Each line of the listing must be set down exactly as it stands.

— Recorded information —

══════

diff --git a/wrenc_amd/csrc/dev_transform.h b/wrenc_amd/csrc/dev_transform.h
--- a/wrenc_amd/csrc/dev_transform.h
+++ b/wrenc_amd/csrc/dev_transform.h
@@ -255,6 +255,76 @@
     int v = (t4_stage<T4_INV1, false>(deq, sy) + 64) >> 7;
     v = min(max(v, -32768), 32767);
     return (int16_t)((t4_stage<T4_INV2, true>(v, sx) + 2048) >> 12);
+}
+
+constexpr int kT8[8][8] = {{64, 64, 64, 64, 64, 64, 64, 64},     {89, 75, 50, 18, -18, -50, -75, -89},
+                           {83, 36, -36, -83, -83, -36, 36, 83}, {75, -18, -89, -50, 50, 89, 18, -75},
+                           {64, -64, -64, 64, 64, -64, -64, 64}, {50, -89, 18, 75, -75, -18, 89, -50},
+                           {36, -83, 83, -36, -36, 83, -83, 36}, {18, -50, 75, -89, 89, -75, 50, -18}};
+constexpr int t8_freq(int p) { return ((p << 1) & 6) | (p >> 2); }
+enum { T8_FWD, T8_INV };
+constexpr uint32_t t8_word(int dir, int k, int half) {
+    uint32_t w = 0;
+    for (int j = 0; j < 4; ++j) {
+        const int p = 4 * half + j;
+        const int t = dir == T8_FWD ? (p < 4 ? kT8[2 * p][k] : -kT8[2 * p - 7][3 - k])
+                                    : (p < 4 ? kT8[2 * k][p] : kT8[2 * k + 1][7 - p]);
+        w |= (uint32_t)(t & 0xFF) << (8 * j);
+    }
+    return w;
+}
+template <int DIR, int K>
+__device__ __forceinline__ int t8_sel(bool odd, int shift8) {
+    constexpr uint32_t w0 = t8_word(DIR, K, 0), w1 = t8_word(DIR, K, 1);
+    return (int)(int8_t)((odd ? w1 : w0) >> shift8);
+}
+struct T8Basis {
+    int t0, t1, t2, t3;
+};
+template <int DIR>
+__device__ __forceinline__ T8Basis t8_basis(int lane) {
+    const bool odd = (lane & 4) != 0;
+    const int s8 = 8 * (lane & 3);
+    return T8Basis{t8_sel<DIR, 0>(odd, s8), t8_sel<DIR, 1>(odd, s8), t8_sel<DIR, 2>(odd, s8), t8_sel<DIR, 3>(odd, s8)};
+}
+__device__ __forceinline__ int t8_quad_sum(int v, const T8Basis& t) {
+    return M24(dpp_mov<0x00>(v), t.t0) + M24(dpp_mov<0x55>(v), t.t1) + M24(dpp_mov<0xAA>(v), t.t2) + M24(dpp_mov<0xFF>(v), t.t3);
+}
+__device__ __forceinline__ int t8_fwd_stage(int v, const T8Basis& t, bool odd) {
+    const int m = dpp_mov<kDppRowHalfMirror>(v);
+    return t8_quad_sum(odd ? v - m : v + m, t);
+}
+__device__ __forceinline__ int t8_inv_stage(int v, const T8Basis& t, bool odd) {
+    const int e = t8_quad_sum(v, t);
+    const int m = dpp_mov<kDppRowHalfMirror>(e);
+    return odd ? m - e : e + m;
+}
+__device__ __forceinline__ int dct8_reg_index(int lane) { return 8 * t8_freq(lane & 7) + (lane >> 3); }
+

══════

— Exercise response —
diff --git a/wrenc_amd/csrc/dev_transform.h b/wrenc_amd/csrc/dev_transform.h
--- a/wrenc_amd/csrc/dev_transform.h
+++ b/wrenc_amd/csrc/dev_transform.h
@@ -255,6 +255,76 @@
     int v = (t4_stage<T4_INV1, false>(deq, sy) + 64) >> 7;
     v = min(max(v, -32768), 32767);
     return (int16_t)((t4_stage<T4_INV2, true>(v, sx) + 2048) >> 12);
+}
+
+constexpr int kT8[8][8] = {{64, 64, 64, 64, 64, 64, 64, 64},     {89, 75, 50, 18, -18, -50, -75, -89},
+                           {83, 36, -36, -83, -83, -36, 36, 83}, {75, -18, -89, -50, 50, 89, 18, -75},
+                           {64, -64, -64, 64, 64, -64, -64, 64}, {50, -89, 18, 75, -75, -18, 89, -50},
+                           {36, -83, 83, -36, -36, 83, -83, 36}, {18, -50, 75, -89, 89, -75, 50, -18}};
+constexpr int t8_freq(int p) { return ((p << 1) & 6) | (p >> 2); }
+enum { T8_FWD, T8_INV };
+constexpr uint32_t t8_word(int dir, int k, int half) {
+    uint32_t w = 0;
+    for (int j = 0; j < 4; ++j) {
+        const int p = 4 * half + j;
+        const int t = dir == T8_FWD ? (p < 4 ? kT8[2 * p][k] : -kT8[2 * p - 7][3 - k])
+                                    : (p < 4 ? kT8[2 * k][p] : kT8[2 * k + 1][7 - p]);
+        w |= (uint32_t)(t & 0xFF) << (8 * j);
+    }
+    return w;
+}
+template <int DIR, int K>
+__device__ __forceinline__ int t8_sel(bool odd, int shift8) {
+    constexpr uint32_t w0 = t8_word(DIR, K, 0), w1 = t8_word(DIR, K, 1);
+    return (int)(int8_t)((odd ? w1 : w0) >> shift8);
+}
+struct T8Basis {
+    int t0, t1, t2, t3;
+};
+template <int DIR>
+__device__ __forceinline__ T8Basis t8_basis(int lane) {
+    const bool odd = (lane & 4) != 0;
+    const int s8 = 8 * (lane & 3);
+    return T8Basis{t8_sel<DIR, 0>(odd, s8), t8_sel<DIR, 1>(odd, s8), t8_sel<DIR, 2>(odd, s8), t8_sel<DIR, 3>(odd, s8)};
+}
+__device__ __forceinline__ int t8_quad_sum(int v, const T8Basis& t) {
+    return M24(dpp_mov<0x00>(v), t.t0) + M24(dpp_mov<0x55>(v), t.t1) + M24(dpp_mov<0xAA>(v), t.t2) + M24(dpp_mov<0xFF>(v), t.t3);
+}
+__device__ __forceinline__ int t8_fwd_stage(int v, const T8Basis& t, bool odd) {
+    const int m = dpp_mov<kDppRowHalfMirror>(v);
+    return t8_quad_sum(odd ? v - m : v + m, t);
+}
+__device__ __forceinline__ int t8_inv_stage(int v, const T8Basis& t, bool odd) {
+    const int e = t8_quad_sum(v, t);
+    const int m = dpp_mov<kDppRowHalfMirror>(e);
+    return odd ? m - e : e + m;
+}
+__device__ __forceinline__ int dct8_reg_index(int lane) { return 8 * t8_freq(lane & 7) + (lane >> 3); }
+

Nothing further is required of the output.